• YOUR ASSIGNMENT:
Which lines of the listing below contain the word "transpose"? Copy each of them.

• SUPPLIED MATERIAL:
__device__ __forceinline__ float pack_f32_elem(const float* __restrict__ w, int cout_w, int cin_w, int taps, int transpose,
                                               int cout_keep, int NT, int nkc, long idx) {
    long t = idx;
    const int j = t & 3; t >>= 2;
    const int n = t % NT; t /= NT;
    const int g = t & 3; t >>= 2;
    const int tap = t % taps; t /= taps;
    const int kc = t % nkc; t /= nkc;
    const int cz = (int)t;
    const int co = cz * NT + n;
    const int ch = kc * KC + 4 * g + j;
    float v = 0.f;
    if (!transpose) {
        if (co < cout_w && ch < cin_w) v = w[((long)co * cin_w + ch) * taps + tap];
    } else {
        if (co < cout_keep && ch < cout_w) v = w[((long)ch * cin_w + co) * taps + (taps - 1 - tap)];
    }
// ... 339 lines not shown
            }
            for (; k < nsplit; k += WR_Q) s4[0] += (double)part[(size_t)k * total + idx];
        }
        sh[q][e] = (s4[0] + s4[1]) + (s4[2] + s4[3]);
        __syncthreads();
        if (q == 0 && idx < total) {
            double sum = 0.0;
#pragma unroll
            for (int u = 0; u < WR_Q; ++u) sum += sh[u][e];
            long t = idx;
            const int col = t % WG_C; t /= WG_C;
            const int cil = t % WG_C; t /= WG_C;
            const int tap = t % taps; t /= taps;
            const int coc = t % nco;
            const int cic = (int)(t / nco);
            const int ci = cic * WG_C + cil, co = coc * WG_C + col;
            if (ci < cin_w && co < cout) {
                const float v = alpha * (float)sum;
                const long o = ((long)co * cin_w + ci) * taps + tap;
                dw[o] = accumulate ? dw[o] + v : v;
            }
        }
        __syncthreads();
    }
}

__global__ __launch_bounds__(256) void wgrad_reduce_kernel(const float* __restrict__ part, int nsplit, int nci, int nco,
                                                           int taps, int cout, int cin_w, float alpha, int accumulate,
                                                           float* __restrict__ dw, int wblocks, const float* __restrict__ bp,
                                                           float* __restrict__ dbias) {
    __shared__ double sh[WR_Q][WR_E];
    wgrad_reduce_body(part, nsplit, nci, nco, taps, cout, cin_w, alpha, accumulate, dw, wblocks, bp, dbias, (int)blockIdx.x, sh);
}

• WRITTEN ANSWER:
__device__ __forceinline__ float pack_f32_elem(const float* __restrict__ w, int cout_w, int cin_w, int taps, int transpose,
    if (!transpose) {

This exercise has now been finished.